DATASET RECORDS>

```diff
-                        const int opx = (2 * wave + r) * C3_TW + l31;
-                        float o[4];
+                    float o[2][4];
+#pragma unroll
+                    for (int r = 0; r < 2; ++r)
+#if !C3_PK
 #pragma unroll
                         for (int e = 0; e < 4; ++e) {
                             float a = acc[nt][r][4 * g + e] + cb[e];
                             if (RELU) a = fmaxf(a, 0.f);
-                            o[e] = fmaf(a, cs[e], ch[e]);
+                            o[r][e] = fmaf(a, cs[e], ch[e]);
                         }
-                        st4(reinterpret_cast<bf16_t*>(smem + stage_at(buf, opx, 4 * nt + g) + 8 * hi), o[0], o[1], o[2], o[3]);
+#else
+#pragma unroll
+                        for (int e = 0; e < 4; e += 2) {
+                            f32x2 a = f32x2{acc[nt][r][4 * g + e], acc[nt][r][4 * g + e + 1]} + f32x2{cb[e], cb[e + 1]};
+                            if (RELU) { a[0] = fmaxf(a[0], 0.f); a[1] = fmaxf(a[1], 0.f); }
+                            a = __builtin_elementwise_fma(a, f32x2{cs[e], cs[e + 1]}, f32x2{ch[e], ch[e + 1]});
+                            o[r][e] = a[0]; o[r][e + 1] = a[1];
+                        }
+#endif
+                    if (!POOL) {
+#pragma unroll
+                        for (int r = 0; r < 2; ++r) {
+                            const int opx = (2 * wave + r) * C3_TW + l31;
+                            st4(reinterpret_cast<bf16_t*>(smem + stage_at(buf, opx, 4 * nt + g) + 8 * hi), o[r][0], o[r][1], o[r][2], o[r][3]);
+                        }
+                    } else {
+#pragma unroll
+                        for (int e = 0; e < 4; ++e) o[0][e] = fmaxf(o[0][e], o[1][e]);
+                        c3_max_lane_xor1(o[0]);
+                        const bf16x4 v = {(bf16_t)o[0][0], (bf16_t)o[0][1], (bf16_t)o[0][2], (bf16_t)o[0][3]};
+                        pk[4 * nt + g] = __builtin_bit_cast(u32x2, v);
                     }
                 }
+            if (POOL && !(lane & 1)) {
+                const int opx = wave * (C3_TW / 2) + (l31 >> 1);
+#pragma unroll
+                for (int c = 0; c < 8; ++c) *reinterpret_cast<u32x2*>(smem + stage_at(buf, opx, c) + 8 * hi) = pk[c];
+            }
         }
         c3_wait_vm<0>();
         asm volatile("s_waitcnt lgkmcnt(0)\n\ts_barrier" ::: "memory");
```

ASSIGNED TASK>
The records above need to be retyped in full, exactly as given.

ANSWER SECTION>
```diff
-                        const int opx = (2 * wave + r) * C3_TW + l31;
-                        float o[4];
+                    float o[2][4];
+#pragma unroll
+                    for (int r = 0; r < 2; ++r)
+#if !C3_PK
 #pragma unroll
                         for (int e = 0; e < 4; ++e) {
                             float a = acc[nt][r][4 * g + e] + cb[e];
                             if (RELU) a = fmaxf(a, 0.f);
-                            o[e] = fmaf(a, cs[e], ch[e]);
+                            o[r][e] = fmaf(a, cs[e], ch[e]);
                         }
-                        st4(reinterpret_cast<bf16_t*>(smem + stage_at(buf, opx, 4 * nt + g) + 8 * hi), o[0], o[1], o[2], o[3]);
+#else
+#pragma unroll
+                        for (int e = 0; e < 4; e += 2) {
+                            f32x2 a = f32x2{acc[nt][r][4 * g + e], acc[nt][r][4 * g + e + 1]} + f32x2{cb[e], cb[e + 1]};
+                            if (RELU) { a[0] = fmaxf(a[0], 0.f); a[1] = fmaxf(a[1], 0.f); }
+                            a = __builtin_elementwise_fma(a, f32x2{cs[e], cs[e + 1]}, f32x2{ch[e], ch[e + 1]});
+                            o[r][e] = a[0]; o[r][e + 1] = a[1];
+                        }
+#endif
+                    if (!POOL) {
+#pragma unroll
+                        for (int r = 0; r < 2; ++r) {
+                            const int opx = (2 * wave + r) * C3_TW + l31;
+                            st4(reinterpret_cast<bf16_t*>(smem + stage_at(buf, opx, 4 * nt + g) + 8 * hi), o[r][0], o[r][1], o[r][2], o[r][3]);
+                        }
+                    } else {
+#pragma unroll
+                        for (int e = 0; e < 4; ++e) o[0][e] = fmaxf(o[0][e], o[1][e]);
+                        c3_max_lane_xor1(o[0]);
+                        const bf16x4 v = {(bf16_t)o[0][0], (bf16_t)o[0][1], (bf16_t)o[0][2], (bf16_t)o[0][3]};
+                        pk[4 * nt + g] = __builtin_bit_cast(u32x2, v);
                     }
                 }
+            if (POOL && !(lane & 1)) {
+                const int opx = wave * (C3_TW / 2) + (l31 >> 1);
+#pragma unroll
+                for (int c = 0; c < 8; ++c) *reinterpret_cast<u32x2*>(smem + stage_at(buf, opx, c) + 8 * hi) = pk[c];
+            }
         }
         c3_wait_vm<0>();
         asm volatile("s_waitcnt lgkmcnt(0)\n\ts_barrier" ::: "memory");
```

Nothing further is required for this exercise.